2. I cannot make a sponge cake to save my life. I found a sponge cake recipe (also from Cook's) and followed it to the letter twice, and both times the layers went as flat as a slice of bread as soon as I took them out of the oven. My grandmother, the farmer's wife, is ashamed of me in the great beyond.
3. Store-bought angel-food cake was just fine, truly. I was afraid it would introduce an artificial taste, but it didn't. Mostly I tasted custard.
4. About that time, I began to suspect that the name 'trifle' might be sarcastic. Pretty big undertaking, unless you happen to have some stale cake just lying around and have my grandmother's skill at making custard.
5. If I'd only been feeding my own kid, I still would have left out the sherry, but I would have added some Grand Marnier with the strawberry syrup.
6. Seriously, can I say yum? This stuff was so good.
7. Pretty sure a person could use milk instead of cream in the custard and it would still be delicious.
8. My grocery store did not have any macaroons anywhere. Trader Joe's vanilla wafers were a fine substitute. I don't buy Nilla any more; have you read the ingredients lately? Also, somewhat off topic, most brands of ginger snaps don't list either ginger or molasses. What is the world coming to, Grandma?
9. People who don't like mushy food won't like this.
10. I like mushy food, and in conclusion, yum.
resonant: otter floating on its back, eating a clam. Text: KEEP CLAM (keep clam)
I use January to clean the insides of things.

Or ... every January I intend to clean the insides of things. Some years I do a cabinet or two, some years I get around to the file box about March, some years I do nothing. One glorious golden year I did all the kitchen cabinets. It's been a while.

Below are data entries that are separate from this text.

# NTT123/vietTTS

Hardware: NVIDIA H100
Metric: audio_samples_per_sec (higher is better)
Workload: dtype f32 (bf16x3 split products on wgmma tensor cores, fp32 accumulate/storage)

## Files before the change

viettts_b200/csrc/tc_conv.cu:

```cuda
#include <cuda_bf16.h>

#include <algorithm>

#include "tc_common.cuh"
#include "vtts_internal.cuh"

namespace {

using namespace tcx;

constexpr int NCWG = 2;
constexpr int NCONS = NCWG * 128;
constexpr int PROD_WARP = NCONS / 32;
constexpr int NCONV = 96;
constexpr int NTHREADS = NCONS + 32 + NCONV;
constexpr int NA = 4;
constexpr int HALO = 64;
constexpr int PAIR_OVERLAP = 16;
constexpr int NQ = 2;
constexpr int NREADERS = (NCONS + NCONV) / 32;

template <int N, int MW, int PAIRF, bool STAGED = false>
struct TcCfg {
  static constexpr int R = 64 * MW * NCWG;
  static constexpr int R_OUT = R - PAIR_OVERLAP;
  static constexpr int RA = R + HALO;
  static constexpr int A_STAGE = RA * 64;
  static constexpr int W_STAGE = N * 64;
  static constexpr int NW = N == 256 ? 4 : 8;
  static constexpr int NCH2 = PAIRF ? N / 16 : 0;
  static constexpr int EPI_NC = N < 128 ? N : 128;
  static constexpr int EPI_LD = EPI_NC + 8;
  static constexpr int EPI_WG = 64 * EPI_LD + N;
  static constexpr int EPI_STAGE = STAGED ? NCWG * EPI_WG * 4 : 0;
  static constexpr int SMEM_BYTES =
      NA * A_STAGE + NW * W_STAGE + NCH2 * A_STAGE + EPI_STAGE + (2 * NA + 2 * NW + 2 * NQ) * 8 + NQ * 4 + 1024;
  static_assert(SMEM_BYTES <= 227 * 1024, "shared memory of one CTA");
};

struct Ring {
  uint32_t s = 0, p = 0;
  template <int NS>
  __device__ __forceinline__ void next() { if (++s == NS) { s = 0; p ^= 1; } }
};

struct Tile {
  int pi, b, tt, ph;
};
__device__ __forceinline__ Tile decode_tile(int t, int nph, int nprob, int tiles_per_row) {
  Tile d;
  d.ph = t % nph; t /= nph;
  d.pi = t % nprob; t /= nprob;
  d.tt = t % tiles_per_row;
  d.b = t / tiles_per_row;
  return d;
}

__device__ __forceinline__ int take_ticket(int* sched, int ntiles) {
  const int t = (int)gridDim.x + atomicAdd(&sched[0], 1);
  if (t < ntiles) return t;
  __threadfence();
  if (atomicAdd(&sched[1], 1) == (int)gridDim.x - 1) {
    atomicExch(&sched[0], 0);
    atomicExch(&sched[1], 0);
  }
  return -1;
}

struct TileQueue {
  int* id;
  uint64_t* full;
  uint64_t* empty;
  Ring r;
  __device__ __forceinline__ void put(int t, int* err, long long& acc) {
    mbar_wait_t(&empty[r.s], r.p ^ 1, err, 6, acc);
    id[r.s] = t;
    mbar_arrive(&full[r.s]);
    r.next<NQ>();
  }
  __device__ __forceinline__ int get(int* err, long long& acc) {
    int t = 0;
    if ((threadIdx.x & 31) == 0) {
      mbar_wait_t(&full[r.s], r.p, err, 6, acc);
      t = id[r.s];
      mbar_arrive(&empty[r.s]);
    }
    r.next<NQ>();
    return __shfl_sync(0xffffffffu, t, 0);
  }
};

template <int RA, bool F16>
__device__ __forceinline__ void convert_chunk(uint8_t* stage, int ct, const float* x0, const float* x1, const float* x2, int ld, int c,
                                              int row_base, int rows, int lo, int valid, int pre_mode, float slope) {
  constexpr int RSTEP = NCONV / 4;
  const int q = ct & 3;
  const int r0 = ct >> 2;
  uint8_t* st = stage + ((q >> 1) * RA) * 16 + (q & 1) * 8;
  const int coff = c * 16 + q * 4;
  constexpr int U = 8;
  for (int rr0 = r0; rr0 < rows; rr0 += RSTEP * U) {
    float4 v[U];
#pragma unroll
    for (int u = 0; u < U; ++u) {
      const int rr = rr0 + u * RSTEP;
      const int t = row_base + rr;
      v[u] = make_float4(0.f, 0.f, 0.f, 0.f);
      if (rr < rows && t >= lo && t < valid) {
        const size_t off = (size_t)t * ld + coff;
        v[u] = ldg_pf256(x0 + off);
        if (pre_mode == 2) {
          const float4 a = ldg_pf256(x1 + off);
          const float4 bb = ldg_pf256(x2 + off);
          v[u].x = ((v[u].x + a.x) + bb.x) / 3.0f;
          v[u].y = ((v[u].y + a.y) + bb.y) / 3.0f;
          v[u].z = ((v[u].z + a.z) + bb.z) / 3.0f;
          v[u].w = ((v[u].w + a.w) + bb.w) / 3.0f;
        }
      }
    }
#pragma unroll
    for (int u = 0; u < U; ++u) {
      const int rr = rr0 + u * RSTEP;
      if (rr < rows) {
        float4 x = v[u];
        if (pre_mode >= 1) {
          x.x = lrelu(x.x, slope); x.y = lrelu(x.y, slope); x.z = lrelu(x.z, slope); x.w = lrelu(x.w, slope);
        }
        if constexpr (F16) {
          *reinterpret_cast<uint2*>(st + (size_t)rr * 16) = f16x4_sat(x);
        } else {
          uint2 hi, lo;
          split4(x, hi, lo);
          *reinterpret_cast<uint2*>(st + (size_t)rr * 16) = hi;
          *reinterpret_cast<uint2*>(st + (size_t)(2 * RA + rr) * 16) = lo;
        }
      }
    }
  }
}
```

This year, though, I have an additional incentive because we'll be moving come summer, which was enough to get me going today on the two kitchen cabinets that cause me the most annoyance from day to day.

That's how I discovered that thinking, "Might I use this at some point in the future?" is one thing, and thinking, "Do I want to put this in a box and take it to Iowa?" is something quite different. An impending move makes me a much more ruthless discarder. (The Ruthless Discarder is now going to be my superhero identity.)

Two down, and how many to go? Difficult to be precise; how do I compare one kitchen cupboard with a closet? Or a garage? If I use a weighted scale based on the capacity of the space, there are 37 space units in the living area (not counting kidlet and spouse bedrooms), 13 in the basement, and 8 in the garage, which means that if I actually keep up the pace of two units a day, I will seriously finish this by the end of January!

Blessings

Jan. 1st, 2013 02:02 pm
resonant: Martin Freeman has his doubts (Default)
Today I was filling the pepper grinder, and a peppercorn fell on the floor, and I just left it where it fell -- and then I thought: There have been times in history when kings would wish they were rich enough to drop a peppercorn and not bother to pick it up.

Happy new year, everyone!
resonant: Martin Freeman has his doubts (Default)
I've posted a new Skyfall story on AO3.

Equanimity
NC-17 -- 3900 words -- Bond/Q
"As I never know when someone might try to push my buttons, I find it useful to know where they are."

There's a mindfuck element in the premise that may squick some readers. If nothing in the first ten paragraphs disturbs you, you should be golden on the rest. Comment if you want a guide for the persquicked.

I used to feel like something was published when I put it on my site, and AO3 was a backup. I notice that now it seems just the opposite.